Message to sports parents: "You do not know what you're talking about"


I'm posting two opinion pieces, one pulled from the Denver Post, another from a lively weekly podcast produced by students at the Park School in Baltimore.

Here's what these two commentaries have in common. In both, the authors make the case that sports for kids aren't what they could be, and for that they fault the adults. In both, tellingly, the commentators also are teenagers.

Thanks to Ed Wiest for the tip on the Denver Post article, and Ben Hyman for the lead on the Park School podcast

On the podcast, choose "Season Five," then "Episode 85 - The Park Culture." The commentary begins at 16:36. So, cue up the audio feed to that point.
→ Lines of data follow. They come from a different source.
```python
NK_KERNEL_RBF, NK_KERNEL_MATERN52, NK_KERNEL_LINEAR = 0, 1, 2
NK_OK = 0
_ERR_NAMES = {-1: "NK_ERR_BAD_ARG", -2: "NK_ERR_HIP", -3: "NK_ERR_NOT_SPD", -4: "NK_ERR_OOM",
              -5: "NK_ERR_NO_CONVERGENCE", -6: "NK_ERR_NO_DEVICE"}


class NyskoopError(RuntimeError):
    def __init__(self, code, msg):
        super().__init__(f"{_ERR_NAMES.get(code, code)}: {msg}")
        self.code = code


class KernelDesc(C.Structure):
    _fields_ = [("type", C.c_int32), ("d", C.c_int32), ("n_lengthscale", C.c_int32), ("reserved", C.c_int32),
                ("lengthscale", C.POINTER(C.c_double)), ("sigma0", C.c_double)]
# ... 22 lines not shown
_I64 = C.c_int64
_I32 = C.c_int32
_D = C.c_double

SIGNATURES = {
    "nk_version": (C.c_int, []),
    "nk_last_error": (C.c_char_p, []),
    "nk_device_count": (C.c_int, []),
    "nk_create": (C.c_int, [C.c_int, C.POINTER(_P)]),
    "nk_destroy": (C.c_int, [_P]),
    "nk_synchronize": (C.c_int, [_P]),
    "nk_stream": (_P, [_P]),
    "nk_set_kmat_mode": (C.c_int, [_P, C.c_int]),
    "nk_set_strict_spd": (C.c_int, [_P, C.c_int]),
    "nk_set_refine": (C.c_int, [_P, C.c_double, C.c_int32]),
    "nk_wait_stream": (C.c_int, [_P, _P]),
    "nk_shutdown": (C.c_int, []),
    "nk_group_create": (C.c_int, [C.c_int, C.c_int, C.POINTER(_P)]),
    "nk_group_enter": (C.c_int, [_P]),
    "nk_group_leave": (C.c_int, [_P]),
    "nk_set_compute_dtype": (C.c_int, [_P, C.c_int]),
    "nk_group_stats": (C.c_int, [_P, C.POINTER(C.c_uint64)]),
    "nk_runtime_counters": (C.c_int, [C.POINTER(C.c_uint64), C.c_int32]),
    "nk_cv_grid": (C.c_int, [C.POINTER(_P), _I32, _P, _I64, _P, _I64, _I64, _I32, _I32, C.POINTER(CvUnit), _I32,
                             C.POINTER(_D), C.POINTER(_I32)]),
    "nk_host_alloc": (_P, [C.c_uint64]),
    "nk_host_free": (None, [_P]),
    "nk_kernel_matrix": (C.c_int, [_P, C.POINTER(KernelDesc), _P, _I64, _I64, _P, _I64, _I64, _P, _I64]),
    "nk_nystrom_fit": (C.c_int, [_P, C.POINTER(KernelDesc), _P, _I64, _P, _I64, _I64, _I32, _I32,
                                 C.POINTER(_I64), _I32, _P, _I64, _P, _I64, _I32, _D, _D,
                                 C.POINTER(_P), C.POINTER(FitStats)]),
    "nk_gram_doubles": (C.c_int, [_I32, _I32, _I32, C.POINTER(_I64)]),
    "nk_nystrom_gram": (C.c_int, [_P, C.POINTER(KernelDesc), _P, _I64, _P, _I64, _I64, _I32, _I32,
                                  C.POINTER(_I64), _I32, _P, _I64, _P, _I64, _I32, _P, C.POINTER(FitStats)]),
    "nk_nystrom_solve": (C.c_int, [_P, C.POINTER(KernelDesc), _P, _I64, _P, _I64, _I32, _I32, _I32, _P, _I64, _D, _D,
                                   C.POINTER(_P), C.POINTER(FitStats)]),
    "nk_model_create": (C.c_int, [_P, C.POINTER(KernelDesc), _P, _I64, _I32, _I32, _I32, _D, _P, _P, _P, _P,
                                  C.POINTER(_P)]),
    "nk_model_destroy": (C.c_int, [_P]),
    "nk_model_get": (C.c_int, [_P, _P, C.c_char, _P, _I64]),
    "nk_model_dims": (C.c_int, [_P, C.POINTER(_I32), C.POINTER(_I32), C.POINTER(_I32)]),
    "nk_model_get_ops": (C.c_int, [_P, _P, _P, _I64, _P, _I64, _P, _I64]),
    "nk_model_get_ops_async": (C.c_int, [_P, _P, _P, _I64, _P, _I64, _P, _I64]),
    "nk_model_wait": (C.c_int, [_P]),
    "nk_lift": (C.c_int, [_P, _P, _P, _I64, _I64, _P, _I64]),
    "nk_predict": (C.c_int, [_P, _P, _P, _I64, _I64, _P, _I64]),
# ... 370 lines not shown
```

It takes a few seconds, but is well worth the effort.

Tuesday, October 20, 2009

As concussions mount, a better hockey helmet


I'm linking to a short take in BusinessWeek (second item) on the new M11 hockey helmet. The story is that this helmet protects against head injuries far better than the helmets almost everybody is wearing, NHL to biddy leagues.

Head injuries in hockey are getting closer attention these days. As I write in the BW article, some studies indicate that 10 to 20 per cent of teen hockey players suffer a concussion each season. If that is so, many - most? - teen players are affected before they hang up their skates after high school. And that says nothing about other head blows, ones that, while serious, do not cause concussions. Chilling stuff.

Mark Messier
, the NHL Hall of Famer, helped develop the new helmet with Cascade Sport. Messier is on the board of Cascade Sport. So there's no attempt here to paint this as purely a mission of mercy. Speaking with him about the so-called Messier Project, though, I was impressed that this is about more than making a buck. He hopes to get NHL players to wear the helmet - this year, eight are. And in time, to have millions of kids following the lead of their hockey heroes.

My first question for Messier, who played 25 seasons in the NHL, was: How many concussions did you have in your career? He said he couldn't remember, and we had a laugh - a nervous laugh - about that.

Thursday, October 15, 2009

Until It Hurts on Weplay.com



Over the next few weeks, Weplay.com will be running adapted excerpts from Until It Hurts. First up, a short piece on what kids observe - and what they'd like to change - about the adults who show up to coach their teams and root them on.